Instructions to follow> Please find the lines in the following records that hold "tuple", and copy them.

---------------

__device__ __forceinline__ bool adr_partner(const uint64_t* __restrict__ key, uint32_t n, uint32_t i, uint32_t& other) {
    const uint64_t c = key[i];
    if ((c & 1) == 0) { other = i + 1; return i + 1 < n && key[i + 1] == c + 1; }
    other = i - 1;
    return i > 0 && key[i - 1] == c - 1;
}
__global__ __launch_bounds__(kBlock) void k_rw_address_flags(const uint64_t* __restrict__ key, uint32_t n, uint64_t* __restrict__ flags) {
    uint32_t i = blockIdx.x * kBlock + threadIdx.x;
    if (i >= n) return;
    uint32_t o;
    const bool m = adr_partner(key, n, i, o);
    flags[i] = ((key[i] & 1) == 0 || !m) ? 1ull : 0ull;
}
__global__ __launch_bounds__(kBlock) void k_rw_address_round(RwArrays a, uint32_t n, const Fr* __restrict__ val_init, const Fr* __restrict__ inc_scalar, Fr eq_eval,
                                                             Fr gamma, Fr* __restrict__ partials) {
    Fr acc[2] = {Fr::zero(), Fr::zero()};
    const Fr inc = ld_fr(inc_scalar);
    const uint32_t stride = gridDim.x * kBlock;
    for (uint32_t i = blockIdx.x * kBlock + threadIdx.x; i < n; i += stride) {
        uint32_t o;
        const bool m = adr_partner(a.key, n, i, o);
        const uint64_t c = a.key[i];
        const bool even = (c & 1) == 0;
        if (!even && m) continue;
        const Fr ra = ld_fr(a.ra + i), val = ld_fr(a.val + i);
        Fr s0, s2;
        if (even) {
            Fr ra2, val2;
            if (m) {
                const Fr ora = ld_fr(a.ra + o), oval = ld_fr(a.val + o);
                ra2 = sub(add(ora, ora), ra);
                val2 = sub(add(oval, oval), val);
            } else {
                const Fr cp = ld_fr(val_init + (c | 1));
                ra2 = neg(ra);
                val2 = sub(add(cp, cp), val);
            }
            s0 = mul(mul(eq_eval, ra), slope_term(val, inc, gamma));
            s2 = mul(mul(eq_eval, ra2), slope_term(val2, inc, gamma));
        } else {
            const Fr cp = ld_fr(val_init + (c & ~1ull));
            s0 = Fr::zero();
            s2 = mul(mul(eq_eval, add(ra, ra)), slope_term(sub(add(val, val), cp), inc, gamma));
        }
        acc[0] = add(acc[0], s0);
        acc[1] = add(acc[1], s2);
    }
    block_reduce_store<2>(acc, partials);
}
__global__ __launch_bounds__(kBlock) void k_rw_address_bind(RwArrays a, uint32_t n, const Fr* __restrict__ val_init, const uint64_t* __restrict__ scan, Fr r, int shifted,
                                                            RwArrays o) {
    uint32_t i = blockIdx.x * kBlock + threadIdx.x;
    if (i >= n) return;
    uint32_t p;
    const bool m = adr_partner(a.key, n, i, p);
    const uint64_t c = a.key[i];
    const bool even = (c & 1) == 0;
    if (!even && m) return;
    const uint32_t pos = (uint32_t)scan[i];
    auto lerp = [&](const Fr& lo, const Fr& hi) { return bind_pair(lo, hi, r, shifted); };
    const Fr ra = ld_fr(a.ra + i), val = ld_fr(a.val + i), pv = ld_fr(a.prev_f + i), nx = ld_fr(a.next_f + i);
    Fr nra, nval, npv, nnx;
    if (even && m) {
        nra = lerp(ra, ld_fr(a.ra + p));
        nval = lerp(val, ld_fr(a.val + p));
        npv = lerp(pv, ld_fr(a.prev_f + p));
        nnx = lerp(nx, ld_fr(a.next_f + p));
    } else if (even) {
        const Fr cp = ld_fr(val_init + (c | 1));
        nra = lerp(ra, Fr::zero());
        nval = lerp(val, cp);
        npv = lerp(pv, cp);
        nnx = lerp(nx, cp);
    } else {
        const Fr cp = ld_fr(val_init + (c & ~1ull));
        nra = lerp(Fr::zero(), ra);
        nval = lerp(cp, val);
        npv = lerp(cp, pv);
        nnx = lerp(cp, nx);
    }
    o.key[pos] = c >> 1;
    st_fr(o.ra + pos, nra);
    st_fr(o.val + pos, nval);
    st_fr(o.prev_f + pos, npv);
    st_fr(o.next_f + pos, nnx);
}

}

---------------

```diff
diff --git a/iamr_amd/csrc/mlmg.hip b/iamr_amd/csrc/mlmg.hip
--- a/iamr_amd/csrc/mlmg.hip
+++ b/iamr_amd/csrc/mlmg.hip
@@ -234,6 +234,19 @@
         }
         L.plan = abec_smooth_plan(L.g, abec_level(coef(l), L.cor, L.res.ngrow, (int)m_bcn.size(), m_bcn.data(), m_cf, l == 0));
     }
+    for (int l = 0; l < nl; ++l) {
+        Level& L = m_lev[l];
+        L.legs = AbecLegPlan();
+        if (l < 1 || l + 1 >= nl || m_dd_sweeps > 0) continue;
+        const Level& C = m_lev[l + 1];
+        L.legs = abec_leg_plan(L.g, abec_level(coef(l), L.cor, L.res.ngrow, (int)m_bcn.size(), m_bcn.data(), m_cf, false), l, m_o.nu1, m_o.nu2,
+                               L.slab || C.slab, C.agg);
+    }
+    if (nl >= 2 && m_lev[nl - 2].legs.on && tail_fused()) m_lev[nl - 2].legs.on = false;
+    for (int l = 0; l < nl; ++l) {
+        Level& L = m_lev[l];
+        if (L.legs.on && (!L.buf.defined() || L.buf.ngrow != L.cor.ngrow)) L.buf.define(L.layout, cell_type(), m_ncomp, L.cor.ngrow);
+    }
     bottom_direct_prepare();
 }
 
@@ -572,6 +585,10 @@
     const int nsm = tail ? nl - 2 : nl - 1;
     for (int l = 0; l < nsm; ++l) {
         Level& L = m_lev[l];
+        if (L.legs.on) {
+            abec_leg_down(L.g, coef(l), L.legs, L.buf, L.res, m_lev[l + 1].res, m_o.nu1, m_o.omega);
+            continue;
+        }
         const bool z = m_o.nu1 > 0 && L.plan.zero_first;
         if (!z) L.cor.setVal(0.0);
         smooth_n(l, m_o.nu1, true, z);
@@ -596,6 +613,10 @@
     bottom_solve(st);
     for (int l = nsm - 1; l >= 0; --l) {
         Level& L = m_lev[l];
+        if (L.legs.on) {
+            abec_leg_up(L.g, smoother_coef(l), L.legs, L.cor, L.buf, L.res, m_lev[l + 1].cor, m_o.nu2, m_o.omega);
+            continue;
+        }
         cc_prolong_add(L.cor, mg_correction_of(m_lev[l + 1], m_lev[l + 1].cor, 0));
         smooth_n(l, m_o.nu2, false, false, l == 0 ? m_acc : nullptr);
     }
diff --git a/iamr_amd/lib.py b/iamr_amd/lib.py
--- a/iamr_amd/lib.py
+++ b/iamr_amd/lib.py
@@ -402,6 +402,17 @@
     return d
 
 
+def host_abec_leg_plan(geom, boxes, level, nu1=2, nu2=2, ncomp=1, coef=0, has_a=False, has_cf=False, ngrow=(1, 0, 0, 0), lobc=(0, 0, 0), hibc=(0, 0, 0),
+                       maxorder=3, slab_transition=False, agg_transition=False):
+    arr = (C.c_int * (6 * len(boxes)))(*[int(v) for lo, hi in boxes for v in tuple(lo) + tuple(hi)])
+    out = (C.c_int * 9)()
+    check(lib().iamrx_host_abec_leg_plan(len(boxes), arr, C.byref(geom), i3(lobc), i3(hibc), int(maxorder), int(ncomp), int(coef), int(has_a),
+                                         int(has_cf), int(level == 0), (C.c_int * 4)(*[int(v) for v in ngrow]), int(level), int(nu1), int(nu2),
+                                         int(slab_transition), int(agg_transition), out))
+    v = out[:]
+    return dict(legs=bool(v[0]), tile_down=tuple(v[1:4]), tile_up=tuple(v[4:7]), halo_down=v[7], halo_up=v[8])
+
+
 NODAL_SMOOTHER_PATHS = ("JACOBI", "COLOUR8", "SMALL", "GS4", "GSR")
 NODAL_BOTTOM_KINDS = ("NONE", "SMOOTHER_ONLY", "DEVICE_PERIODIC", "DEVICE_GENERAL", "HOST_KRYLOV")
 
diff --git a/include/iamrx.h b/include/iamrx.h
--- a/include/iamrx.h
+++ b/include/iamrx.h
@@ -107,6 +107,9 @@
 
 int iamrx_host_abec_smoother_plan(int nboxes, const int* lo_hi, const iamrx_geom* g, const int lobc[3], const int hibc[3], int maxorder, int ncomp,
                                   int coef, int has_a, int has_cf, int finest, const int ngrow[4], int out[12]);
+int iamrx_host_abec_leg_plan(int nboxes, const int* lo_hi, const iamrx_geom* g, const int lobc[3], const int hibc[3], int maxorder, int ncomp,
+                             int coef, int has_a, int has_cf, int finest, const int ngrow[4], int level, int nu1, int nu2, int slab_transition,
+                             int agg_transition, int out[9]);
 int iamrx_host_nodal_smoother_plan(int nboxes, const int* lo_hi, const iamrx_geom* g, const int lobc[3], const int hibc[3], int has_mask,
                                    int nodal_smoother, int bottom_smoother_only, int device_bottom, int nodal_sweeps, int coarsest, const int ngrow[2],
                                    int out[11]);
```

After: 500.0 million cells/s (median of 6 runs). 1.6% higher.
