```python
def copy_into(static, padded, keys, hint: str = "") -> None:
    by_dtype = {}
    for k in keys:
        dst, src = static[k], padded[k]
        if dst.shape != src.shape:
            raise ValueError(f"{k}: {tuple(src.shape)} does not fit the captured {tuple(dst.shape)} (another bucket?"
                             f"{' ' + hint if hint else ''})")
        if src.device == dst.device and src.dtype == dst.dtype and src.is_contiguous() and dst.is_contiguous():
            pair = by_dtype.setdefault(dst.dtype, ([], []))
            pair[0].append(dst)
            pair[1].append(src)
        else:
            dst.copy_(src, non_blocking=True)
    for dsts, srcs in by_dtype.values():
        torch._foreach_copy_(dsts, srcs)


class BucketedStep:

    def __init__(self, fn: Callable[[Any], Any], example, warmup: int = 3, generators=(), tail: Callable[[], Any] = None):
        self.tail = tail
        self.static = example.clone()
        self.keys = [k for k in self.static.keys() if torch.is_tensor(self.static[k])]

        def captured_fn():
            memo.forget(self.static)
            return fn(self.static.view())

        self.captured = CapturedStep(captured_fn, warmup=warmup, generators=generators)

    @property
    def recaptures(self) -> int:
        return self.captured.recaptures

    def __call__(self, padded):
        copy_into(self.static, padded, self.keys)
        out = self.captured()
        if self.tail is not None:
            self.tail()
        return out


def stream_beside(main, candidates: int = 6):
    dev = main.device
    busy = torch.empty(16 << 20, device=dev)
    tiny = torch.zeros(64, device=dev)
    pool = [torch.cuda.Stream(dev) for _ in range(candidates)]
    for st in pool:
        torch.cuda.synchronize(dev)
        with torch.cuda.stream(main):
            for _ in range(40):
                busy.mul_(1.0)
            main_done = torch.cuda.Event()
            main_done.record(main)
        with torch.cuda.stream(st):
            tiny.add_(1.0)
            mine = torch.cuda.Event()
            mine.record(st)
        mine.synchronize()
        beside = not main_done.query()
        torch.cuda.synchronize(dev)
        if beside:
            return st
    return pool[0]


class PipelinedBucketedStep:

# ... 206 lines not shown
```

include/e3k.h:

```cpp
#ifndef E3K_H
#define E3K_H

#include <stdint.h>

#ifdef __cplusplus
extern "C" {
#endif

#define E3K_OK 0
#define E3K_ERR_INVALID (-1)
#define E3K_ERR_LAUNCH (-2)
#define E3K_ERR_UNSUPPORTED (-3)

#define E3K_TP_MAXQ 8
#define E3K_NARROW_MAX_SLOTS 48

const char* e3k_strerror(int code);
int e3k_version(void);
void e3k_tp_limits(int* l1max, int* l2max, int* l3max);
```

---------------

Answer>
+    arr = (C.c_int * (6 * len(boxes)))(*[int(v) for lo, hi in boxes for v in tuple(lo) + tuple(hi)])
+    return dict(legs=bool(v[0]), tile_down=tuple(v[1:4]), tile_up=tuple(v[4:7]), halo_down=v[7], halo_up=v[8])
            raise ValueError(f"{k}: {tuple(src.shape)} does not fit the captured {tuple(dst.shape)} (another bucket?"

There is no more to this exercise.